What if there were a free, globally accessible, and open framework that could help your team map attacks, visualize strengths and weaknesses in your environment, and understand where you can strengthen controls to protect critical assets against attackers? That would be a tremendous boon for your security team, right? Here’s some great news: that tool already exists. In fact, it has been available since 2013.

The invaluable tool you’re probably not maximizing  


Here’s the not-so-great news: while many teams are aware of the existence of this tool, too few have mastered the use of it, and still fewer have made it a core component of their security workflow. That’s a big problem, especially in today’s threat environment. 

Widely known, but underutilized, the tool is called the MITRE ATT&CK framework, and it’s absolutely essential for translating  dynamic global intelligence into a predictive view of an attacker’s motivation. Think of the MITRE framework as a map of a potential attack, including all the points within your environment that can be breached—and how. MITRE ATT&CK shows you the impact a successful attack can have on your valuable assets. Often called the cyber Rosetta stone, the MITRE framework gives analysts a way to translate a cyberattack into business impact, allowing everyone in the organization to understand what the attacker has done and intends to do next.

The danger of not understanding attacks : Security evasion

Wondering why your controls aren’t stopping attacks? Let me give you an example of what we’re seeing across security teams of all shapes and sizes.

An organization in the critical infrastructure sector recently came to us because they were at a loss for what they could do to stop the same ransomware attack from happening over and over.

The organization has a fairly large security team, with a few dozen analysts in their security operations center (SOC) and a handful of threat intelligence analysts. The team was focused on using threat intelligence to harden their environment by improving security controls after every attack and making use of detection and response tools, perimeter security, cloud security, and other measures.

Yet, they were still seeing the same types of attacks successfully evade their security measures. They wanted to understand why this was happening and what they could do differently.  

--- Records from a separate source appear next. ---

template <int TM, int TP, int WM, int WP, int NBUF, bool UPS, bool OUT_F32, bool KO, bool GEN = false, bool SUB = false, bool DYN = false, bool STATS = false,
          bool HALO = false>
__global__ __launch_bounds__(512) void conv_pp_kernel(Args a) {
#if __HIP_DEVICE_COMPILE__
  constexpr int BM = TM / WM / 32, BP = TP / WP / 32;
  constexpr int TILE_A = TM * 64, TILE_B = TP * 64, SLOT = TILE_A + TILE_B;
  constexpr int NPA = TM >= 128 ? TM / 128 : 1, NPB = TP / 128;
  static_assert(TM >= 128 || HALO, "the 64-row tile exists in the halo form only");
  constexpr int NP = NPA + NPB;
  constexpr int PF = NBUF - 1;
  static_assert(WM * WP == 8 && BM * BP == 8, "8 waves x 8 accumulators");
  static_assert(!HALO || (!UPS && !GEN && !SUB && KO && NBUF == 4), "HALO: plain 3x3, chunk-outer K order");
  constexpr int NPH = NPB + 1;
  constexpr int HALO_B = (TP + 16) * 64;
  constexpr int GROUP = 2 * TILE_A + HALO_B;
  constexpr int EPI_OFF = HALO ? GROUP : 2 * SLOT;
  constexpr int EPI_BYTES = 8 * 32 * (((BM >= 4 ? BM / 2 : BM) * 32) * 4 + 16);
  constexpr int DUMP_OFF = GROUP + (GROUP > EPI_BYTES ? GROUP : EPI_BYTES);
  constexpr bool DIRECT = HALO && !OUT_F32;
  constexpr int BM16 = BM * 2, BP16 = BP * 2;
  extern __shared__ __attribute__((aligned(16))) char smem[];

  const int tid = threadIdx.x, lane = tid & 63;
  const int wave = __builtin_amdgcn_readfirstlane(tid >> 6);
  const int grp = wave >> 2;
  const int wm = wave / WP, wp = wave % WP;
  static_assert(!SUB || (!UPS && !GEN && KO), "SUB: its own instantiation, chunk-outer K order");
  const int T = SUB ? 4 : a.ks * a.ks;
  const int TW = SUB ? 16 : T;
  const int nchunk = a.Cin >> 5;
  const int nK = T * nchunk;

  const unsigned wbytes = (unsigned)a.Cout * TW * a.Cin * 2u;
  const unsigned xbytes = (unsigned)a.N * a.Hi * a.Wi * a.Cin * 2u;
  const int SR = GEN ? ((UPS || a.ks == 1) ? 0 : (a.sd == 2 ? 1 : a.pd)) : 1;
  const int sds = GEN && a.sd == 2 ? 1 : 0;
  const unsigned shift = GEN ? ((!UPS && a.ks != 1) ? (unsigned)(SR * a.Wi + SR) * a.Cin * 2u : 0u)
                             : ((!UPS && (SUB || a.ks == 3)) ? (unsigned)(a.Wi + 1) * a.Cin * 2u : 0u);
  const __amdgpu_buffer_rsrc_t rA = dmvae_buffer_rsrc(a.w, wbytes);
  const __amdgpu_buffer_rsrc_t rB =
      dmvae_buffer_rsrc(reinterpret_cast<const char*>(a.x) - shift, xbytes + shift);

  const int dvw = SUB ? a.Wi : a.Wo;
  const int hw = SUB ? a.Hi * a.Wi : a.Ho * a.Wo;
  const float inv_hw = 1.0f / (float)hw, inv_wo = 1.0f / (float)dvw;
  const bool small_m = a.M < (1 << 24);
  int m0 = 0, n0 = 0;
  int par = 0;
  unsigned voffA[NPA];
  unsigned ctrB[NPB], maskB[NPB], selB[NPB];
  unsigned rowo[UPS ? NPB : 1][3], colo[UPS ? NPB : 1][3];
  unsigned ctrH[HALO ? NPH : 1], mskH[HALO ? NPH : 1];
// ... 1 lines not shown
  int it = 0, it_tap = 0, it_ch = 0;
  unsigned soffB_tap = 0;
  auto setup = [&](unsigned work) {
    int lane_s = lane;
    if constexpr (DIRECT) asm volatile("" : "+v"(lane_s));
    const unsigned wid = xcd_remap(work, a.total);
    if constexpr (SUB) {
      const unsigned q = wid / a.ctiles;
      n0 = (int)(wid - q * a.ctiles) * TM;
      par = __builtin_amdgcn_readfirstlane((int)(q & 3u));
      m0 = (int)(q >> 2) * TP;
    } else {
      m0 = (int)(wid / a.ctiles) * TP;
      n0 = (int)(wid % a.ctiles) * TM;
    }
    it = it_tap = it_ch = 0;
    it_ky = 0;
#pragma unroll
    for (int p = 0; p < NPA; p++) {
      const int row = (wave * NPA + p) * 16 + (lane_s >> 2);
      int co = n0 + row;
      if constexpr (DIRECT) {
        constexpr int CW_ = TM / WM;
        const int wmr = row / CW_, rr = row % CW_;
        co = n0 + wmr * CW_ + BM16 * (rr & 15) + (rr >> 4);
      }
      const int c = (lane_s & 3) ^ swz64(row);
      voffA[p] = (co < a.Cout && row < TM) ? (unsigned)co * a.wsRow + c * 16u : SENT;
    }
    if constexpr (HALO) {
#pragma unroll
      for (int q = 0; q < NPH; q++) {
        const int i = (q < NPB ? (wave * NPB + q) * 16 : TP) + (lane_s >> 2);
        const int own = min(max(i - 1, 0), TP - 1);
        const int m = m0 + own;
        const int c = (lane_s & 3) ^ hswz(i);
        unsigned mask = 0;
        if (m < a.M && i < TP + 2 && (q < NPB || wave == 0)) {
          int n, r, y, x;
          divmod_small(m, hw, inv_hw, small_m, n, r);
          divmod_small(r, dvw, inv_wo, small_m, y, x);
          mask = (y > 0 ? 1u : 0u) | 2u | (y < a.Ho - 1 ? 4u : 0u);
          if ((i == 0 && x == 0) || (i == TP + 1 && x == a.Wo - 1)) mask = 0;
        }
        ctrH[q] = (unsigned)(m0 + i) * a.Cin * 2u + c * 16u;
        mskH[q] = mask;
      }
    } else {
#pragma unroll
    for (int p = 0; p < NPB; p++) {
    const int row = (wave * NPB + p) * 16 + (lane_s >> 2);
    const int m = m0 + row;
    const int c = (lane_s & 3) ^ swz64(row);
    unsigned mask = 0;
    ctrB[p] = 0;
    if (m < a.M) {
      int n, r, y, x;
      divmod_small(m, hw, inv_hw, small_m, n, r);
      divmod_small(r, dvw, inv_wo, small_m, y, x);
      int by = y, bx = x;
      if constexpr (SUB) {
        by = y - 1 + (par >> 1); bx = x - 1 + (par & 1);
        const unsigned rm = (by >= 0 ? 0x3u : 0u) | (by + 1 < a.Hi ? 0xCu : 0u);
        const unsigned cm = (bx >= 0 ? 0x5u : 0u) | (bx + 1 < a.Wi ? 0xAu : 0u);
        mask = rm & cm;
      } else if (UPS || !GEN) {
        if (a.ks == 3) {
          const unsigned rm = (y > 0 ? 0x007u : 0u) | 0x038u | (y < a.Ho - 1 ? 0x1C0u : 0u);
          const unsigned cm = (x > 0 ? 0x049u : 0u) | 0x092u | (x < a.Wo - 1 ? 0x124u : 0u);
          mask = rm & cm;
        } else {
          mask = 1;
        }
      } else if (a.ks == 1) {
        mask = 1;
      } else {
// ... 69 lines not shown
        const unsigned co = kx == 0 ? colo[UPS ? p : 0][0] : (kx == 1 ? colo[UPS ? p : 0][1] : colo[UPS ? p : 0][2]);
        v = ro + co;
      }
      selB[p] = ((maskB[p] >> it_tap) & 1u) ? v : SENT;
    }
  };
  auto issue = [&](int slot) {
    const bool live = it < nK;
    if (live && (KO || it_ch == 0)) new_tap();
    unsigned soA = (unsigned)it_tap * a.wsTap + (unsigned)it_ch * a.wsChunk;
    if constexpr (SUB)
      soA = (unsigned)((((par >> 1) + (it_tap & 2)) << 2) + (par & 1) + ((it_tap & 1) << 1)) * a.wsTap + (unsigned)it_ch * a.wsChunk;
    unsigned soB = soffB_tap + (unsigned)it_ch * 64u;
    constexpr bool live_b = true;
    if constexpr (GEN) {
      soA = (unsigned)__builtin_amdgcn_readfirstlane((int)soA);
      soB = (unsigned)__builtin_amdgcn_readfirstlane((int)soB);
    }
#pragma unroll
    for (int p = 0; p < NPA; p++)
      __builtin_amdgcn_raw_ptr_buffer_load_lds(rA, LPTR(smem + slot + (wave * NPA + p) * 1024), 16, live ? voffA[p] : SENT, soA, 0, 0);
#pragma unroll
    for (int p = 0; p < NPB; p++)
      __builtin_amdgcn_raw_ptr_buffer_load_lds(rB, LPTR(smem + slot + TILE_A + (wave * NPB + p) * 1024), 16, (live && live_b) ? selB[p] : SENT, soB, 0, 0);
    it++;
    if (KO) {
      if (++it_tap == T) { it_tap = 0; it_ch++; }
    } else {
      if (++it_ch == nchunk) { it_ch = 0; it_tap++; }
    }
  };

  auto issue_h = [&](auto KXc) __attribute__((always_inline)) {
    constexpr int KX = decltype(KXc)::value;
    const bool live = it < nK;
    const unsigned soA = (unsigned)(it_ky * 3 + KX) * a.wsTap + (unsigned)it_ch * a.wsChunk;
    const int isl = it;
    const int da = ((isl >> 1) & 1) * GROUP + (isl & 1) * TILE_A;
#pragma unroll
    for (int p = 0; p < NPA; p++)
      __builtin_amdgcn_raw_ptr_buffer_load_lds(rA, LPTR(smem + ((wave * NPA + p) * 16 < TM ? da + (wave * NPA + p) * 1024 : DUMP_OFF)), 16, live ? voffA[p] : SENT, soA, 0, 0);
    if constexpr (KX == 0) {
      const unsigned soH = (unsigned)(it_ky * a.Wi) * a.Cin * 2u + (unsigned)it_ch * 64u;
      const int dh = ((it_ch + it_ky) & 1) * GROUP + 2 * TILE_A;
#pragma unroll
      for (int q = 0; q < NPH; q++) {
        const unsigned v = (live && ((mskH[HALO ? q : 0] >> it_ky) & 1u)) ? ctrH[HALO ? q : 0] : SENT;
        const int dst = q < NPB ? dh + (wave * NPB + q) * 1024 : (wave == 0 ? dh + TP * 64 : DUMP_OFF);
        __builtin_amdgcn_raw_ptr_buffer_load_lds(rB, LPTR(smem + dst), 16, v, soH, 0, 0);
      }
    }
    it++;
    if constexpr (KX == 2) {
      if (++it_ky == 3) { it_ky = 0; it_ch++; }
    }
  };
  using K0_ = std::integral_constant<int, 0>; using K1_ = std::integral_constant<int, 1>; using K2_ = std::integral_constant<int, 2>;

  auto stamp = [&](unsigned work, int k) {
    if (a.dbg && tid == 0) a.dbg[(size_t)work * 8 + k] = __builtin_amdgcn_s_memtime();
  };
  auto claim = [&]() {
    if (tid == 0) {
      const unsigned x = blockIdx.x & 7u, first = gridDim.x >> 3;
      unsigned flat = 0xFFFFFFFFu;
      for (unsigned k = 0; k < 8u; k++) {
        const unsigned xx = (x + k) & 7u;
        const unsigned cnt = ((unsigned)a.total >> 3) + (xx < ((unsigned)a.total & 7u) ? 1u : 0u);
        const unsigned j = first + atomicAdd(a.sched + xx, 1u);
        if (j < cnt) { flat = j * 8u + xx; break; }
      }
      __hip_atomic_store(a.sched + 16 + blockIdx.x, flat, __ATOMIC_RELEASE, __HIP_MEMORY_SCOPE_WORKGROUP);
    }
  };
  stamp(blockIdx.x, 0);
  setup(blockIdx.x);
  stamp(blockIdx.x, 1);
  if constexpr (HALO) {
    issue_h(K0_{}); issue_h(K1_{}); issue_h(K2_{});
  } else {
#pragma unroll
    for (int u = 0; u < PF; u++) issue(u * SLOT);
  }
  for (unsigned work = blockIdx.x; work < (unsigned)a.total;) {
  const int m0c = m0, n0c = n0;
  const int parc = par;
  if constexpr (DYN) claim();
  int boffk[HALO ? 3 : 1][HALO ? BP16 : 1];
  if constexpr (HALO) {
    int lane_h = lane;
    asm volatile("" : "+v"(lane_h));
#pragma unroll
    for (int j = 0; j < BP16; j++) {
      const int prow = wp * (TP / WP) + j * 16 + (lane_h & 15);
      int q, x;
      divmod_small(m0c + prow, dvw, inv_wo, small_m, q, x);
      const int zoff = (TP + 2) * 64 + ((lane_h >> 4) << 4);
#pragma unroll
      for (int k = 0; k < 3; k++) {
        const int h = prow + k;
        const int off = h * 64 + (((lane_h >> 4) ^ hswz(h)) << 4);
        boffk[HALO ? k : 0][HALO ? j : 0] = (k == 0 && x == 0) || (k == 2 && x == a.Wo - 1) ? zoff : off;
      }
    }
  }
#pragma unroll
  for (int i = 0; i < BM16; i++)
#pragma unroll
    for (int j = 0; j < BP16; j++)
#pragma unroll
      for (int r = 0; r < 4; r++) acc[i][j][r] = 0.f;
  wait_vmcnt<HALO ? 2 * NPA : (PF - 1) * NP>();
  __builtin_amdgcn_s_barrier();
  stamp(work, 2);
  if (grp == 1) __builtin_amdgcn_s_setprio(1);
  if (grp == 1) __builtin_amdgcn_s_barrier();

  bf16x8 af[BM16], bfr[BP16];
  int slot_rd = 0, slot_wr = PF * SLOT;
  unsigned next_dyn = 0;
  if constexpr (HALO) {
    int ka = 0, sh = 2 * TILE_A;
    auto ktile = [&](auto KXc) __attribute__((always_inline)) {
      constexpr int KX = decltype(KXc)::value;
      const char* sa = smem + ((ka >> 1) & 1) * GROUP + (ka & 1) * TILE_A;
      const char* sb = smem + sh;
#pragma unroll
      for (int j = 0; j < BP16; j++) bfr[j] = *reinterpret_cast<const bf16x8*>(sb + boffk[HALO ? KX : 0][HALO ? j : 0]);
#pragma unroll
      for (int i = 0; i < BM16; i++) af[i] = *reinterpret_cast<const bf16x8*>(sa + aoff[i]);
      issue_h(KXc);
      ka++;
      if constexpr (KX == 2) sh = sh == 2 * TILE_A ? GROUP + 2 * TILE_A : 2 * TILE_A;
      wait_vmcnt<KX == 2 ? 2 * NPA : 2 * NPA + NPH>();
      __builtin_amdgcn_s_waitcnt(0xC07F);
      asm volatile("" ::: "memory");
      __builtin_amdgcn_sched_barrier(0);
      __builtin_amdgcn_s_barrier();
      __builtin_amdgcn_sched_barrier(0);
#pragma unroll
      for (int i = 0; i < BM16; i++)
#pragma unroll
        for (int j = 0; j < BP16; j++) {
          if constexpr (DIRECT) asm volatile("v_mfma_f32_16x16x32_bf16 %0, %1, %2, %0" : "+a"(acc[i][j]) : "v"(bfr[j]), "v"(af[i]));
          else asm volatile("v_mfma_f32_16x16x32_bf16 %0, %1, %2, %0" : "+a"(acc[i][j]) : "v"(af[i]), "v"(bfr[j]));
        }
      __builtin_amdgcn_sched_barrier(0);
      __builtin_amdgcn_s_barrier();
      __builtin_amdgcn_sched_barrier(0);
    };
#pragma unroll 1
    for (int t = 0; t < nK; t += 3) { ktile(K0_{}); ktile(K1_{}); ktile(K2_{}); }
  } else {
#pragma unroll 1
  for (int t = 0; t < nK; t++) {
    const char* sb = smem + slot_rd;
#pragma unroll
    for (int j = 0; j < BP16; j++) bfr[j] = *reinterpret_cast<const bf16x8*>(sb + boff[j]);
#pragma unroll
    for (int i = 0; i < BM16; i++) af[i] = *reinterpret_cast<const bf16x8*>(sb + aoff[i]);
    issue(slot_wr);
    slot_rd = slot_rd + SLOT == NBUF * SLOT ? 0 : slot_rd + SLOT;
    slot_wr = slot_wr + SLOT == NBUF * SLOT ? 0 : slot_wr + SLOT;
    wait_vmcnt<(PF - 1) * NP>();
    __builtin_amdgcn_s_waitcnt(0xC07F);
    asm volatile("" ::: "memory");
    __builtin_amdgcn_sched_barrier(0);
    __builtin_amdgcn_s_barrier();
    __builtin_amdgcn_sched_barrier(0);
#pragma unroll
    for (int i = 0; i < BM16; i++)
#pragma unroll
      for (int j = 0; j < BP16; j++)
        asm volatile("v_mfma_f32_16x16x32_bf16 %0, %1, %2, %0" : "+a"(acc[i][j]) : "v"(af[i]), "v"(bfr[j]));
    __builtin_amdgcn_sched_barrier(0);
    __builtin_amdgcn_s_barrier();
    __builtin_amdgcn_sched_barrier(0);
  }
  }
  stamp(work, 3);
  if (grp == 0) __builtin_amdgcn_s_barrier();
  if constexpr (DYN) next_dyn = __hip_atomic_load(a.sched + 16 + blockIdx.x, __ATOMIC_ACQUIRE, __HIP_MEMORY_SCOPE_WORKGROUP);
  wait_vmcnt<0>();
  asm volatile("s_nop 15\n\ts_nop 15" ::: "memory");

// ... 369 lines not shown
  const unsigned long long key = ((unsigned long long)(unsigned)dev << 56) ^ (unsigned long long)reinterpret_cast<uintptr_t>(st);
  auto it = slot.find(key);
  if (it == slot.end()) {
    int& n = used[dev];
    if (n >= SCHED_SLOTS) return nullptr;
    it = slot.emplace(key, n++).first;
  }
  return b->second + (size_t)it->second * SCHED_WORDS;
}

static std::atomic<int> g_dynamic{-1};
static bool dynamic_on() {
  const int v = g_dynamic.load(std::memory_order_relaxed);
  if (v >= 0) return v != 0;
  static const bool env = [] { const char* e = getenv("DMVAE_PP_DYNAMIC"); return e ? atoi(e) != 0 : false; }();
  return env;
}

template <int TM, int TP, int WM, int WP, int NBUF, bool UPS, bool F32, bool KO, bool GEN = false, bool SUB = false, bool DYN = false, bool STATS = false,
          bool HALO = false>
int launch(Args a, hipStream_t st) {
  a.ctiles = (a.Cout + TM - 1) / TM;
  a.total = ((a.M + TP - 1) / TP) * a.ctiles * (SUB ? 4 : 1);
  constexpr int persist = 256;
  const unsigned grid = (persist > 0 && a.total > persist) ? (unsigned)persist : (unsigned)a.total;
  if constexpr (!DYN && !UPS && KO && !F32) {
    if (dynamic_on() && grid == 256u && (unsigned)a.total > grid) {
      a.sched = sched_for(st);
      if (a.sched) return launch<TM, TP, WM, WP, NBUF, UPS, F32, KO, GEN, SUB, true, STATS, HALO>(a, st);
    }
  }
  constexpr int cwh = (TM / WM / 32 >= 4) ? TM / WM / 2 : TM / WM;
  constexpr int ring = NBUF * (TM + TP) * 64, epi = 2 * (TM + TP) * 64 + 8 * 32 * (cwh * 4 + 16);
  constexpr int group = 2 * TM * 64 + (TP + 16) * 64, epi_h = 8 * 32 * (cwh * 4 + 16);
  constexpr int lds = HALO ? group + (group > epi_h ? group : epi_h) + 1024 : (ring > epi ? ring : epi);
  DMVAE_LDS_OPTIN(lds, conv_pp_kernel<TM, TP, WM, WP, NBUF, UPS, F32, KO, GEN, SUB, DYN, STATS, HALO>);
  hipLaunchKernelGGL((conv_pp_kernel<TM, TP, WM, WP, NBUF, UPS, F32, KO, GEN, SUB, DYN, STATS, HALO>), dim3(grid), dim3(512), lds, st, a);
  DMVAE_CHECK_LAUNCH();
  return 0;
}

static constexpr int halo_mode() { return 3; }
static constexpr bool korder_on() { return true; }
static bool halo_for(int ks, int cout, bool plain, bool ups, bool f32) {
  const int h = halo_mode();
  return plain && !ups && !f32 && ks == 3 && h != 0 && korder_on() && (cout > 128 || (h & 2));
}

template <bool UPS, bool F32>
int pick(const Args& a, hipStream_t st, bool gen) {
  if constexpr (!UPS) {
    if (gen) {
      if (a.Cout <= 128) return launch<128, 512, 2, 4, 4, false, F32, true, true>(a, st);
      return launch<256, 256, 2, 4, 4, false, F32, true, true>(a, st);
    }
  }
  if constexpr (UPS) {
    if (a.Cout <= 128) return launch<128, 512, 2, 4, 4, UPS, F32, false>(a, st);
    return launch<256, 256, 2, 4, 4, UPS, F32, false>(a, st);
  } else {
    if constexpr (!F32) {
      if (halo_for(a.ks, a.Cout, !gen, UPS, F32)) {
        if (a.Cout > 128) return a.gnpart ? launch<256, 256, 2, 4, 4, false, false, true, false, false, false, true, true>(a, st)
                                          : launch<256, 256, 2, 4, 4, false, false, true, false, false, false, false, true>(a, st);
        if (a.Cout <= 64 && !a.gnpart)
          return launch<64, 1024, 1, 8, 4, false, false, true, false, false, false, false, true>(a, st);
        return a.gnpart ? launch<128, 512, 2, 4, 4, false, false, true, false, false, false, true, true>(a, st)
                        : launch<128, 512, 2, 4, 4, false, false, true, false, false, false, false, true>(a, st);
      }
      if (a.gnpart) {
        if (a.Cout <= 128) return launch<128, 512, 2, 4, 4, false, false, true, false, false, false, true>(a, st);
        return launch<256, 256, 2, 4, 4, false, false, true, false, false, false, true>(a, st);
      }
    }
    if (a.Cout <= 128) return launch<128, 512, 2, 4, 4, UPS, F32, true>(a, st);
    return launch<256, 256, 2, 4, 4, UPS, F32, true>(a, st);
  }
}

}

Giving you a way to translate intelligence into relevant actions

It was clear this organization needed the MITRE ATT&CK framework to better understand their intelligence and derive insights into the impact on their critical assets. Without it, they didn’t have a way to translate their intelligence into the right actions. They couldn’t synthesize all their data and intelligence to answer critical questions such as:

  • Where is the attacker located?
  • What is the attacker’s motivation?
  • What else should we be looking for? 

The security team could use the framework for any defensive activities that reference attackers and their behaviors, taking advantage of its common lexicon for describing adversarial behaviors in a standard way. We showed their analysts how they could use MITRE ATT&CK to:

  • Map their defensive controls
  • Hunt for threats
  • Improve threat detection and streamline investigations
  • Understand and reference specific actors
  • Share intelligence and information
  • Improve penetration testing

How teams can adopt the MITRE ATT&CK framework


Once you understand what ATT&CK can do, it’s easy to see why it’s so important for outmaneuvering adversaries.

After adopting the MITRE ATT&CK as their common language and model for describing attacks and attackers, the critical infrastructure organization’s security team can now translate between operational aspects of security and the potential impact of a successful attack. This helps the security team gain executive alignment and prioritize their activities. Using the MITRE ATT&CK framework, the security team can connect up and down the attack flow to understand and get ahead of attackers—before they can disrupt operations or impact any critical infrastructure. 

So why isn’t every security team on the planet already using it? Most often, it’s because of the challenges of operationalizing this necessarily complex model. But the advantages truly far outweigh the effort required.

To learn more about how your organization can use the MITRE framework, listen to the podcast “Building a Secure Framework with XDR and MITRE ATT&CK.”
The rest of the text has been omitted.